En Sinaloa, diciembre suele ser sinónimo de regreso. Muchas personas que migraron a las ciudades o a otros estados aprovechan las fiestas para volver a sus comunidades, reencontrarse con padres, abuelos y hermanos, y reforzar los lazos familiares. Es una tradición profundamente arraigada, que da sentido a estas fechas, más allá de lo religioso o lo comercial. Sin embargo, en varias regiones del estado, ese regreso se volvió imposible.
La presencia de grupos criminales transformó lo que antes era un trayecto habitual en un riesgo latente. Los caminos ya no son solo caminos; son territorios disputados. El simple hecho de circular por ellos implica exponerse a escenarios impredecibles. Para muchas familias, el miedo terminó por imponerse sobre el deseo de volver.
Los pueblos que solían vestirse de luces, comida y reuniones familiares hoy permanecen en silencio. Las celebraciones se pospusieron sin fecha. La Navidad, entendida como un espacio de encuentro y esperanza, tendrá que esperar a que las condiciones cambien. Mientras tanto, la vida continúa, pero en pausa.
Ejército se replegó en Culiacán
A este escenario se suma otro elemento que incrementa la sensación de vulnerabilidad. En las ciudades, particularmente en Culiacán, se ha observado un repliegue de elementos federales, principalmente del Ejército Mexicano. A partir del 15 de diciembre, varios puntos fijos de revisión que operaban como parte de los operativos de seguridad dejaron de funcionar.
La presencia de estos puntos no estaba exenta de incomodidad. Para muchas personas, los retenes generaban tensión y recordaban la gravedad del contexto de seguridad. Sin embargo, también representaban una forma de vigilancia y contención. Su retirada provocó una sensación de vacío.
Para algunos ciudadanos, lejos de aliviar el miedo, la ausencia de los soldados revive la incertidumbre sobre quién ejerce el control real del territorio. La percepción de seguridad, ya frágil, se debilita aún más cuando desaparecen los signos visibles de autoridad. Así, mientras en las comunidades rurales el temor obliga a suspender encuentros familiares, en las zonas urbanas la reducción de la presencia federal refuerza la idea de que la normalidad sigue siendo inestable.

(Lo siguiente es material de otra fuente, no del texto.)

static bool patchn_window(const Taps &t, int *ymin, int *xmin, int *KH, int *KW)
{
    int y0 = t.dy[0], y1 = t.dy[0], x0 = t.dx[0], x1 = t.dx[0];
    for (int i = 1; i < t.n; ++i) {
        y0 = t.dy[i] < y0 ? t.dy[i] : y0; y1 = t.dy[i] > y1 ? t.dy[i] : y1;
        x0 = t.dx[i] < x0 ? t.dx[i] : x0; x1 = t.dx[i] > x1 ? t.dx[i] : x1;
    }
    const int kh = y1 - y0 + 1, kw = x1 - x0 + 1;
    if (kh != kw || kh * kw != t.n || kh < 2 || kh > 7) return false;
    unsigned long long seen = 0;
    bool all_fwd = true, all_bwd = true;
    for (int i = 0; i < t.n; ++i) {
        const int pos = (t.dy[i] - y0) * kw + (t.dx[i] - x0);
        if (seen >> pos & 1ull) return false;
        seen |= 1ull << pos;
        const int skh = t.w[i] / kw, skw = t.w[i] - skh * kw;
        all_fwd = all_fwd && skh == t.dy[i] - y0 && skw == t.dx[i] - x0;
        all_bwd = all_bwd && skh == kh - 1 - (t.dy[i] - y0) && skw == kw - 1 - (t.dx[i] - x0);
    }
    if (!all_fwd && !all_bwd) return false;
    *ymin = y0; *xmin = x0; *KH = kh; *KW = kw;
    return true;
}

bool acg_conv_patchn_ok(const Geom &g, const Taps &t)
{
    if (g_acg_precision != ACG_PREC_BF16X3 || g_acg_conv_impl != ACG_IMPL_MFMA || g.thin || g.fold_p || g.stats) return false;
    if (g.Cin != 32 || g.Cout != 4 || g.os != 1 || g.is != 1 || g.oy0 != 0 || g.ox0 != 0 || t.n < 4) return false;
    int a, b, kh, kw;
    if (!patchn_window(t, &a, &b, &kh, &kw)) return false;
    return (PT_TH + kh - 1) * (PT_TW + kw - 1) <= PT_PIX && g.Hin >= 2 && g.Win >= 2;
}

int acg_conv_patchn_launch(const float *in, const void *wn, const float *bias, float *out, const Geom &g, const Taps &t, hipStream_t st)
{
    int ymin, xmin, KH, KW;
    ACG_REQUIRE(acg_conv_patchn_ok(g, t) && patchn_window(t, &ymin, &xmin, &KH, &KW), "conv_patchn_x3: unsupported geometry");
    const long long nimg = g.Mtot / ((long long)g.GH * g.GW);
    const long long in_bytes = nimg * g.Hin * g.Win * g.Cin * 4;
    ACG_REQUIRE(in_bytes < (1LL << 32), "conv_patchn_x3: gathered tensor exceeds the 4 GiB buffer-addressing limit");
    const long long blocks = nimg * ((g.GH + PT_TH - 1) / PT_TH) * ((g.GW + PT_TW - 1) / PT_TW);
    if (g.reflect)
        hipLaunchKernelGGL((conv_patchn_x3<true>), dim3((unsigned)blocks), dim3(256), 0, st, in, (const __bf16 *)wn, bias, out, g, ymin, xmin, KH, KW, (unsigned)in_bytes);
    else
        hipLaunchKernelGGL((conv_patchn_x3<false>), dim3((unsigned)blocks), dim3(256), 0, st, in, (const __bf16 *)wn, bias, out, g, ymin, xmin, KH, KW, (unsigned)in_bytes);
    ACG_CHECK_LAUNCH("conv_patchn_x3");
    acg_note_kernel("conv_patchn_x3<REFLECT=%d> (%dx%d window, %d K steps)", g.reflect ? 1 : 0, KH, KW, KH * (KW + 3));
    return ACG_OK;
}

namespace {
constexpr int TR_PW = PT_TW + 8;
constexpr int TR_PHMAX = PT_TH + 6;
constexpr int TR_PLANE = TR_PHMAX * TR_PW * 4;
}
template <bool REFLECT>
__global__ __launch_bounds__(256) void conv_thinrow_x3(const float *__restrict__ in, const __bf16 *__restrict__ wr,
                                                       const float *__restrict__ bias, float *__restrict__ out, Geom g,
                                                       int dymin, int dxmin, int KH, unsigned in_bytes)
{
    __shared__ __attribute__((aligned(16))) float smem[PT_TH * PT_TW * 32 + 512];
    static_assert(sizeof(smem) >= 2 * TR_PLANE * sizeof(__bf16), "patch fits the tile buffer");
    __bf16 *const Ap = (__bf16 *)smem;
    const int tid = threadIdx.x, lane = tid & 63, wave = __builtin_amdgcn_readfirstlane(tid >> 6);
    const int tiles_x = (g.GW + PT_TW - 1) / PT_TW, tiles_y = (g.GH + PT_TH - 1) / PT_TH;
    const int nwg_ = gridDim.x, bid_ = blockIdx.x, xq_ = nwg_ >> 3, xr_ = nwg_ & 7, xcd_ = bid_ & 7;
    int b = (xcd_ < xr_ ? xcd_ * (xq_ + 1) : xr_ * (xq_ + 1) + (xcd_ - xr_) * xq_) + (bid_ >> 3);
    const int tx = b % tiles_x; b /= tiles_x;
    const int ty = b % tiles_y;
    const int n = b / tiles_y;
    const int gy0 = ty * PT_TH, gx0 = tx * PT_TW;
    const int PH = PT_TH + KH - 1;

    constexpr int PF = 3;
    const int kg = lane >> 4, lr = lane & 15;
    bf16x8 bh[PF][2], bl[PF][2];
    auto bload = [&](int ry, bf16x8 (&h)[2], bf16x8 (&l)[2]) {
        const int r = ry < KH ? ry : KH - 1;
#pragma unroll
        for (int ct = 0; ct < 2; ++ct) {
            const long long e = ((long long)(r * 4 + kg) * 32 + ct * 16 + lr) * 8;
            h[ct] = *(const bf16x8 *)(wr + e);
            l[ct] = *(const bf16x8 *)(wr + (long long)KH * 1024 + e);
        }
    };
#pragma unroll
    for (int k = 0; k < PF; ++k) bload(k, bh[k], bl[k]);

    const __amdgpu_buffer_rsrc_t rin = __builtin_amdgcn_make_buffer_rsrc((void *)in, 0, in_bytes, 0x00020000);
    constexpr int NIT = (TR_PHMAX * TR_PW + 255) / 256;
    f32x4 pv[NIT];
#pragma unroll
    for (int it = 0; it < NIT; ++it) {
        const int pp = tid + 256 * it;
        const int py = pp / TR_PW, px = pp - py * TR_PW;
        int iy = gy0 + py + dymin, ix = gx0 + px + dxmin;
        bool ok = py < PH;
        if (REFLECT) {
            ok = ok && iy > -g.Hin && iy < 2 * g.Hin - 1 && ix > -g.Win && ix < 2 * g.Win - 1;
            iy = iy < 0 ? -iy : iy;
            iy = iy >= g.Hin ? 2 * (g.Hin - 1) - iy : iy;
            ix = ix < 0 ? -ix : ix;
            ix = ix >= g.Win ? 2 * (g.Win - 1) - ix : ix;
        } else {
            ok = ok && (unsigned)iy < (unsigned)g.Hin && (unsigned)ix < (unsigned)g.Win;
        }
        const unsigned off = (unsigned)(((n * g.Hin + iy) * g.Win + ix) * 4) * 4u;
        pv[it] = __builtin_bit_cast(f32x4, __builtin_amdgcn_raw_buffer_load_b128(rin, acg_masked_off(off, ok), 0, 0));
    }
#pragma unroll
    for (int it = 0; it < NIT; ++it) {
        const int pp = tid + 256 * it;
        if (pp >= PH * TR_PW) continue;
        typedef __bf16 bf16x2_t __attribute__((ext_vector_type(2)));
        typedef float f32x2_t __attribute__((ext_vector_type(2)));
        uint2 hi, lo;
        unsigned *hp = &hi.x, *lp = &lo.x;
#pragma unroll
        for (int q = 0; q < 2; ++q) {
            const unsigned h = __builtin_bit_cast(unsigned, __builtin_convertvector((f32x2_t){pv[it][2 * q], pv[it][2 * q + 1]}, bf16x2_t));
            const float ha = __builtin_bit_cast(float, h << 16), hb = __builtin_bit_cast(float, h & 0xffff0000u);
            hp[q] = h;
            lp[q] = __builtin_bit_cast(unsigned, __builtin_convertvector((f32x2_t){pv[it][2 * q] - ha, pv[it][2 * q + 1] - hb}, bf16x2_t));
        }
        *(uint2 *)&Ap[pp * 4] = hi;
        *(uint2 *)&Ap[TR_PLANE + pp * 4] = lo;
    }
    __syncthreads();

    f32x4 nsx[PT_TH * PT_TW * 8 / 256];
    if (g.ns_part != nullptr) {
#pragma unroll
        for (int k = 0; k < PT_TH * PT_TW * 8 / 256; ++k) {
            const int idx = tid + 256 * k, pix = idx >> 3, c4 = idx & 7;
            nsx[k] = *(const f32x4 *)(g.ns_x + (((long long)n * g.Hout + gy0 + pix / PT_TW) * g.Wout + gx0 + pix % PT_TW) * g.Cout + c4 * 4);
        }
    }
    f32x4 acc[2][2];
#pragma unroll
    for (int r = 0; r < 2; ++r)
#pragma unroll
        for (int ct = 0; ct < 2; ++ct) acc[r][ct] = (f32x4){0.f, 0.f, 0.f, 0.f};
    typedef unsigned u32x2 __attribute__((ext_vector_type(2)));
    auto afrag = [&](int e) {
        const u32x2 a = *(const u32x2 *)&Ap[e], c = *(const u32x2 *)&Ap[e + 4];
        return __builtin_bit_cast(bf16x8, (u32x4){a[0], a[1], c[0], c[1]});
    };
    const int a0 = ((wave * 2) * TR_PW + lr + 2 * kg) * 4;
#pragma unroll
    for (int ry = 0; ry < 7; ++ry) {
        if (ry < KH) {
#pragma unroll
            for (int r = 0; r < 2; ++r) {
                const int e = a0 + (r + ry) * TR_PW * 4;
                const bf16x8 ah = afrag(e), al = afrag(TR_PLANE + e);
#pragma unroll
                for (int ct = 0; ct < 2; ++ct) {
                    acc[r][ct] = __builtin_amdgcn_mfma_f32_16x16x32_bf16(al, bh[ry % PF][ct], acc[r][ct], 0, 0, 0);
                    acc[r][ct] = __builtin_amdgcn_mfma_f32_16x16x32_bf16(ah, bl[ry % PF][ct], acc[r][ct], 0, 0, 0);
                    acc[r][ct] = __builtin_amdgcn_mfma_f32_16x16x32_bf16(ah, bh[ry % PF][ct], acc[r][ct], 0, 0, 0);
                }
            }
        }
        if (ry + PF < 7) bload(ry + PF, bh[ry % PF], bl[ry % PF]);
    }

    __syncthreads();
    float *const tile = smem, *const red = smem + PT_TH * PT_TW * 32;
#pragma unroll
    for (int ct = 0; ct < 2; ++ct) {
        const int co = ct * 16 + lr;
        const float bv = (bias != nullptr && co < g.Cout) ? bias[co] : 0.f;
#pragma unroll
        for (int r = 0; r < 2; ++r)
#pragma unroll
            for (int k = 0; k < 4; ++k)
                tile[((wave * 2 + r) * PT_TW + 4 * kg + k) * 32 + co] = acg_apply_act(acc[r][ct][k] + bv, g.stats != nullptr ? (int)ACG_ACT_NONE : g.act);
    }
    __syncthreads();
    const bool nsum = g.ns_part != nullptr;
    const int nc4 = tid & 7;
    f32x4 ns1 = {0.f, 0.f, 0.f, 0.f}, ns2 = ns1, nmu = ns1, nrs = ns1, nga = {1.f, 1.f, 1.f, 1.f}, nbe = nga;
    const bool ns_relu = nsum && g.ns_act == ACG_ACT_RELU;
    if (nsum) {
        nmu = *(const f32x4 *)(g.ns_mean + n * 32 + nc4 * 4);
        nrs = *(const f32x4 *)(g.ns_rstd + n * 32 + nc4 * 4);
        if (ns_relu) {
            nga = *(const f32x4 *)(g.ns_gamma + g.ns_gstride * n + nc4 * 4);
            nbe = *(const f32x4 *)(g.ns_beta + g.ns_gstride * n + nc4 * 4);
        }
    }
#pragma unroll
    for (int k = 0; k < PT_TH * PT_TW * 8 / 256; ++k) {
        const int idx = tid + 256 * k, pix = idx >> 3, c4 = idx & 7;
        const int gy = gy0 + pix / PT_TW, gx = gx0 + pix % PT_TW;
        if (gy < g.GH && gx < g.GW && c4 * 4 < g.Cout) {
            const long long o = (((long long)n * g.Hout + gy) * g.Wout + gx) * g.Cout + c4 * 4;
            const f32x4 v = *(const f32x4 *)&tile[pix * 32 + c4 * 4];
            *(f32x4 *)(out + o) = v;
            if (nsum) {
                const f32x4 xh = (nsx[k] - nmu) * nrs;
#pragma unroll
                for (int q = 0; q < 4; ++q) {
                    const float gyv = (ns_relu && !(xh[q] * nga[q] + nbe[q] > 0.f)) ? 0.f : v[q];
                    ns1[q] += gyv;
                    ns2[q] += gyv * xh[q];
                }
            }
        }
    }
    if (nsum) {
        __syncthreads();
        *(f32x4 *)&tile[(tid >> 3) * 64 + nc4 * 8] = ns1;
        *(f32x4 *)&tile[(tid >> 3) * 64 + nc4 * 8 + 4] = ns2;
        __syncthreads();
        if (tid < 64) {
            const int c = tid & 31, which = tid >> 5;
            float a = 0.f;
#pragma unroll
            for (int r = 0; r < 32; ++r) a += tile[r * 64 + (c >> 2) * 8 + which * 4 + (c & 3)];
            g.ns_part[((long long)(n * tiles_y * tiles_x + ty * tiles_x + tx) * 2 + which) * 32 + c] = a;
        }
        return;
    }
    if (g.stats != nullptr) {
        const int c = tid & 31, h = tid >> 5;
        float sum = 0.f;
#pragma unroll
        for (int r = 0; r < 16; ++r) sum += tile[(h * 16 + r) * 32 + c];
        red[h * 32 + c] = sum;
        __syncthreads();
        float tot = 0.f;
#pragma unroll
        for (int q = 0; q < 8; ++q) tot += red[q * 32 + c];
        const float mu = tot * (1.f / (PT_TH * PT_TW));
        float sq = 0.f;
#pragma unroll
        for (int r = 0; r < 16; ++r) {
            const float dlt = tile[(h * 16 + r) * 32 + c] - mu;
            sq += dlt * dlt;
        }
        __syncthreads();
        red[h * 32 + c] = sq;
        __syncthreads();
        if (h == 0 && c < g.Cout) {
            float m2 = 0.f;
#pragma unroll
            for (int q = 0; q < 8; ++q) m2 += red[q * 32 + c];
            float *o = g.stats + ((long long)(n * g.stats_cpi + g.stats_chunk0 + ty * tiles_x + tx) * 2) * g.Cout + c;
            o[0] = mu;
            o[g.Cout] = m2;
        }
    }
}

bool acg_conv_thinrow_ok(const Geom &g, const Taps &t)
{
    if (g_acg_precision != ACG_PREC_BF16X3 || g_acg_conv_impl != ACG_IMPL_MFMA || !g.thin || g.fold_p || acg_act_kind(g.act) == ACG_ACT_SIGMOID) return false;
    if (g.Cin != 4 || g.Cout != 32 || g.ncols_pad != 32 || g.os != 1 || g.is != 1 || g.oy0 != 0 || g.ox0 != 0 || t.n < 4) return false;
    if (g.stats != nullptr && (g.GH % PT_TH != 0 || g.GW % PT_TW != 0 || g.act != ACG_ACT_NONE)) return false;
    if (g.ns_part != nullptr && (g.stats != nullptr || g.GH % PT_TH != 0 || g.GW % PT_TW != 0 || g.act != ACG_ACT_NONE || g.ns_x == nullptr ||
                                 g.ns_mean == nullptr || g.ns_rstd == nullptr || g.ns_mask != nullptr ||
                                 (g.ns_act != ACG_ACT_NONE && (g.ns_act != ACG_ACT_RELU || g.ns_gamma == nullptr || g.ns_beta == nullptr)) ||
                                 (g.ns_gstride != 0 && (g.ns_gstride < 32 || g.ns_gstride % 4 != 0))))
        return false;
    int a, b, kh, kw;
    return patchn_window(t, &a, &b, &kh, &kw) && g.Hin >= 2 && g.Win >= 2;
}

El impacto de la violencia no se limita a los enfrentamientos o a las cifras oficiales. Se extiende a la vida cotidiana, a las decisiones íntimas y a las tradiciones que dan identidad a las comunidades. Cancelar una visita, no poner el árbol o pasar la Navidad lejos de casa son consecuencias silenciosas de un contexto que sigue marcado por la inseguridad.
Para quienes permanecen en estas comunidades, la Navidad será distinta. No habrá visitas inesperadas ni reuniones numerosas. Habrá precaución, silencio y una rutina que busca pasar desapercibida. Para quienes se quedaron en la ciudad, la ausencia pesa de otra manera: se vive la fecha con la certeza de que el reencuentro tendrá que esperar.
Es una Navidad que no se celebra, se sobrelleva. Una fecha marcada más por la resistencia que por la fiesta. Mientras tanto, el miedo sigue redefiniendo incluso los momentos que, históricamente, estaban reservados para la esperanza y la unión familiar.